October 5, 2016 at 11:56
theteenfashionista

theteenfashionista

Oh lol I’m 13. (Almost 14). Young, I know. And thanks for thanking me–I don’t mean to be harsh or anything I just sometimes am. 🙂 And nothing you said was rude!! 😀 I hope everything works out for you!!! 😀

October 5, 2016 at 13:44
MacDawn1999

MacDawn1999

You are very wise for your age! Tho I suppose that is just the generation huh? 🙂 You are going to be used in amazing ways by God @theteenfashionista! Haha thank you for all your love, tho I know I was kinda harsh. (Well… maybe more harsh in my head…. hmmmm)

October 5, 2016 at 14:55
theteenfashionista

theteenfashionista

Lol we are all defensive of our friends, aren’t we? 😀 And thank you so much!!

October 6, 2016 at 07:24
MacDawn1999

MacDawn1999

Yes I suppose we are!
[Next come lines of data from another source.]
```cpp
namespace khip {
enum SpmmLast {
  kSlFamily = 0,
  kSlL, kSlNL, kSlDbuf, kSlAhead, kSlRunLen, kSlGrid, kSlXcd, kSlLaunches, kSlDirect,
  kSlSweepS, kSlSweepW, kSlSweepK, kSlSweepCols, kSlNt, kSlDist, kSlP, kSlPow2, kSlBlock, kSlLds, kSlNumCu,
  kSpmmLastWords = 24
};
}

struct khip_ctx {
  int device = 0;
  hipStream_t stream = nullptr;
  bool own_stream = false;
  hipStream_t comm_stream = nullptr;
  hipStream_t comm_stream_hi = nullptr, comm_stream_lo = nullptr;
  static constexpr int kEvRing = 16;
  hipEvent_t ev_a[kEvRing] = {}, ev_b[kEvRing] = {};
  unsigned ev_cur = 0;
  hipEvent_t ev_fetch = nullptr;
  hipEvent_t ev_red = nullptr;
  bool allreduce_pending = false;
  int num_cu = 256;
  int64_t spmm_last[khip::kSpmmLastWords] = {};
  khip::dd *partials = nullptr;
  khip::dd *partials2 = nullptr;
  unsigned *tickets = nullptr;
  int64_t red_cap1 = 0;
  int *scratch_word = nullptr;
  double *results = nullptr;
  khip::dd *results_dd = nullptr;
  double *results_pinned = nullptr;
  int next_slot = 0;
  khip::Tuning tune;
  khip::SeqCtl ctl;
  khip::LanczosEpi lz;
  khip::Comm *comm = nullptr;
  void *panel_scratch = nullptr;
  std::vector<hipEvent_t> prof_events;
  std::vector<int> prof_tags;
  int prof_spmv_tag = 0;
  size_t prof_used = 0;
};

struct khip_csr {
  khip_ctx *ctx = nullptr;
  int64_t m = 0, n = 0, nnz = 0;
  int32_t *rowptr = nullptr;
  int32_t *blockptr = nullptr;
  int32_t *col = nullptr;
  double *val = nullptr;
  int64_t max_row_nnz = 0;
  int64_t band = 0;
  int64_t plane_rows = 0;
  int64_t line_rows = 0;
  double mean_row_nnz = 0;
  bool dist = false;
  int64_t n_global = 0, row0 = 0;
  int64_t n_ghost = 0;
  double *ghost = nullptr;
  double *sendbuf = nullptr;
  int32_t *send_idx = nullptr;
  double *ghost_w = nullptr, *sendbuf_w = nullptr;
  int halo_w_cap = 0;
  int64_t n_send = 0;
  std::vector<int64_t> send_off, recv_off;
  std::vector<int64_t> part_starts;
  std::vector<int32_t> ghost_gid;
  bool self_halo = false;
  bool gather = false;
  int64_t gather_maxm = 0;
  std::vector<int64_t> gather_rows;
  int64_t interior_lo = 0, interior_hi = 0;
  uint16_t *tmpl_id = nullptr;
  int32_t *tmpl_off = nullptr;
  double *tmpl_val = nullptr;
// ... 222 lines not shown
```

krylov.jl_amd/csrc/spmv.hip:

```cpp
#include "spmv_common.hpp"

#ifndef KHIP_STAGE_AUX
#define KHIP_STAGE_AUX 2
#endif

namespace khip {

__device__ __forceinline__ void store_y(const SpmvArgs &a, int64_t row, double v) {
  if (a.nt_y == 2) {
    const double *p = a.y + row;
    asm volatile("global_store_dwordx2 %0, %1, off sc1\n\ts_nop 1" :: "v"(p), "v"(v) : "memory");
  } else if (a.nt_y) __builtin_nontemporal_store(v, a.y + row);
  else a.y[row] = v;
}

__device__ __forceinline__ int chunk_id(int b, int G, int xcd_run) {
  if (xcd_run > 0) {
    const int win = 8 * xcd_run;
    const int full = (G / win) * win;
    if (b < full) return (b / win) * win + (b & 7) * xcd_run + ((b % win) >> 3);
    return b;
  }
  if (xcd_run < 0 && (G & 7) == 0) return (b & 7) * (G >> 3) + (b >> 3);
  return b;
// ... 290 lines not shown
#pragma unroll
          for (int u = 0; u < UK; ++u) {
            xx[u] = 0.0;
            if (k0 + u < hi) xx[u] = gather_x<DIST>(a, cc[u]);
          }
#pragma unroll
          for (int u = 0; u < UK; ++u) {
            if (k0 + u < hi) {
              const double prod = vv[u] * xx[u];
              acc = acc + prod;
            }
          }
        }
      }
      __syncthreads();
    }
    if (tid < nr) {
      store_y(a, r0 + tid, acc);
      if (DOT) {
        if (!a.dot_early) wv = a.dotw[r0 + tid];
        acc_prod<COMP>(dacc[0], wv, acc);
        if (a.dot_sq == 1) acc_prod<COMP>(dacc[1], acc, acc);
        else if (a.dot_sq == 2) acc_prod<COMP>(dacc[1], wv, wv);
      }
    }
  }
  if (DOT) {
    if (a.blk_pub) {
      dd *s_red = reinterpret_cast<dd *>(s_stage);
      if (a.dot_sq) block_publish<2>(dacc, ra, s_red);
      else block_publish<1>(reinterpret_cast<dd (&)[1]>(dacc), ra, s_red);
    } else if (a.dot_sq) wave_publish<2>(dacc, ra);
    else wave_publish<1>(reinterpret_cast<dd (&)[1]>(dacc), ra);
  }
}


template <bool DIST>
__device__ __forceinline__ double ent_step(const SpmvArgs &a, int32_t row, unsigned long long cw, const int32_t *s_off, const double *s_val, double acc) {
  double vv[8], xx[8];
  int32_t cc[8];
  bool on[8];
#pragma unroll
  for (int u = 0; u < 8; ++u) { const int c = (int)((cw >> (8 * u)) & 0xFFull); on[u] = c != 0xFF; cc[u] = row + s_off[c]; vv[u] = s_val[c]; }
#pragma unroll
  for (int u = 0; u < 8; ++u) {
    xx[u] = 0.0;
    if (on[u]) xx[u] = gather_x<DIST>(a, cc[u]);
  }
#pragma unroll
  for (int u = 0; u < 8; ++u) {
    if (on[u]) {
      const double prod = vv[u] * xx[u];
      acc = acc + prod;
    }
  }
  return acc;
}

template <bool NTM>
__device__ __forceinline__ dbl2 ent_first(const SpmvArgs &a, int64_t rowl, int64_t o0, int T) {
  dbl2 ce = dbl2{0.0, 0.0};
  if (T == 1) ce.x = __longlong_as_double((long long)ld<NTM>(a.sell + (size_t)o0 * 64 + (rowl & 63)));
  else if (T > 1) ce = ld<NTM>(reinterpret_cast<const dbl2 *>(a.sell + (size_t)o0 * 64) + (rowl & 63));
  return ce;
}

template <bool DOT, bool COMP, bool DIST, bool NTM, bool COLS32, bool C4, bool PAIR, bool PAIRG, bool ENT = false>
__global__ __launch_bounds__(kBlock) void spmv_sell_kernel(SpmvArgs a, RedArgs ra) {
  if (seq_skip(a.stop_seq, a.seq)) return;
  const int ROWS = a.stage_rows;
  extern __shared__ __attribute__((aligned(16))) unsigned char s_stage[];
  const size_t pub = (DOT && a.blk_pub) ? sizeof(dd) * (size_t)kBlock * (a.dot_sq ? 2u : 1u) : 0u;
  int32_t *s_tab = reinterpret_cast<int32_t *>(s_stage + pub);
  double *s_val = reinterpret_cast<double *>(s_stage + pub + 256 * sizeof(int32_t));
  const int tid = threadIdx.x;
  const int64_t nrows = a.row_hi - a.row_lo - a.hole_len;
  const int64_t nrb = (nrows + ROWS - 1) / ROWS;
  const int tpb = a.tiles_per_block > 0 ? a.tiles_per_block : 1;
  const int cid = chunk_id(blockIdx.x, gridDim.x, a.xcd_remap);
  const int64_t rb_begin = (int64_t)cid * tpb;
  const int64_t rb_end = (rb_begin + tpb < nrb) ? rb_begin + tpb : nrb;
  dd dacc[2];
  dacc[0] = dd{0.0, 0.0};
  dacc[1] = dd{0.0, 0.0};
  dbl2 ent_next = dbl2{0.0, 0.0};
  auto ent_prefetch = [&](int64_t rb) {
    if (rb >= rb_end || tid >= ROWS) return;
    int64_t rn = a.row_lo + rb * ROWS;
    if (rn >= a.hole_lo) rn += a.hole_len;
    rn += tid;
    if (rn >= a.row_hi) return;
    const int64_t sn = rn >> 6;
    int64_t on;
    int Tn;
    if (a.sell_units) { on = sn * a.sell_units; Tn = a.sell_units; }
    else { const uint32_t b0 = a.sell_off[sn], b1 = a.sell_off[sn + 1]; on = (int64_t)b0; Tn = (int)(b1 - b0); }
    ent_next = ent_first<NTM>(a, rn, on, Tn);
  };
  if (ENT) {
    const int32_t *eo = static_cast<const int32_t *>(a.sell_ent);
    const double *ev = reinterpret_cast<const double *>(eo + 256);
    ent_prefetch(rb_begin);
    for (int i = tid; i < 256; i += kBlock) { s_tab[i] = eo[i]; s_val[i] = ev[i]; }
    __syncthreads();
  } else if (!COLS32) {
// ... 101 lines not shown
        bool on[8];
        if (COLS32) {
#pragma unroll
          for (int j = 0; j < 4; ++j) {
            const unsigned long long cw = (2 * j < left) ? ld<NTM>(base + (size_t)(k0 / 2 + j) * 64) : ~0ull;
            cc[2 * j] = (int32_t)(uint32_t)(cw & 0xFFFFFFFFull);
            cc[2 * j + 1] = (int32_t)(uint32_t)(cw >> 32);
          }
#pragma unroll
          for (int u = 0; u < 8; ++u) on[u] = cc[u] != -1;
        } else if (C4) {
          const uint32_t cw = ld<NTM>(a.sell_c4 + rowl);
#pragma unroll
          for (int u = 0; u < 8; ++u) { const int c = (int)((cw >> (4 * u)) & 0xFu); on[u] = c != 0xF; cc[u] = row + s_tab[c]; }
        } else {
          const unsigned long long cw = ld<NTM>(base + (size_t)(k0 / 8) * 64);
#pragma unroll
          for (int u = 0; u < 8; ++u) { const int c = (int)((cw >> (8 * u)) & 0xFFull); on[u] = c != 0xFF; cc[u] = row + s_tab[c]; }
        }
#pragma unroll
        for (int u = 0; u < 8; ++u) vv[u] = (u < left) ? __longlong_as_double((long long)ld<NTM>(vb + (size_t)u * 64)) : 0.0;
#pragma unroll
        for (int u = 0; u < 8; ++u) {
          xx[u] = 0.0;
          if (on[u]) xx[u] = gather_x<DIST>(a, cc[u]);
        }
#pragma unroll
        for (int u = 0; u < 8; ++u) {
          if (on[u]) {
            const double prod = vv[u] * xx[u];
            acc = acc + prod;
          }
        }
      }
      if (DOT && a.lz) acc = lanczos_row(a, rowl, acc, wv);
      store_y(a, rowl, acc);
      if (DOT) {
        acc_prod<COMP>(dacc[0], wv, acc);
        if (a.dot_sq == 1) acc_prod<COMP>(dacc[1], acc, acc);
        else if (a.dot_sq == 2) acc_prod<COMP>(dacc[1], wv, wv);
      }
    }
  }
  if (DOT) {
    if (a.blk_pub) {
      dd *s_red = reinterpret_cast<dd *>(s_stage);
      if (a.dot_sq) block_publish<2>(dacc, ra, s_red);
      else block_publish<1>(reinterpret_cast<dd (&)[1]>(dacc), ra, s_red);
    } else if (a.dot_sq) wave_publish<2>(dacc, ra);
    else wave_publish<1>(reinterpret_cast<dd (&)[1]>(dacc), ra);
  }
}
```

You’re welcome :))

October 6, 2016 at 07:38
ChaplainKid

ChaplainKid

I agree with everything that has been said, BUT what makes you so sure he likes this other girl? It’s definitely wrong if he likes her, (not that he’s meaning to lead you on- in his defense it could just be his personality) but are you just assuming this or did he tell you? He might also be confused about whether or not he really likes her. It does seem that he likes you, but like the other girls said, I wouldn’t get attached. Please pray about it and be careful.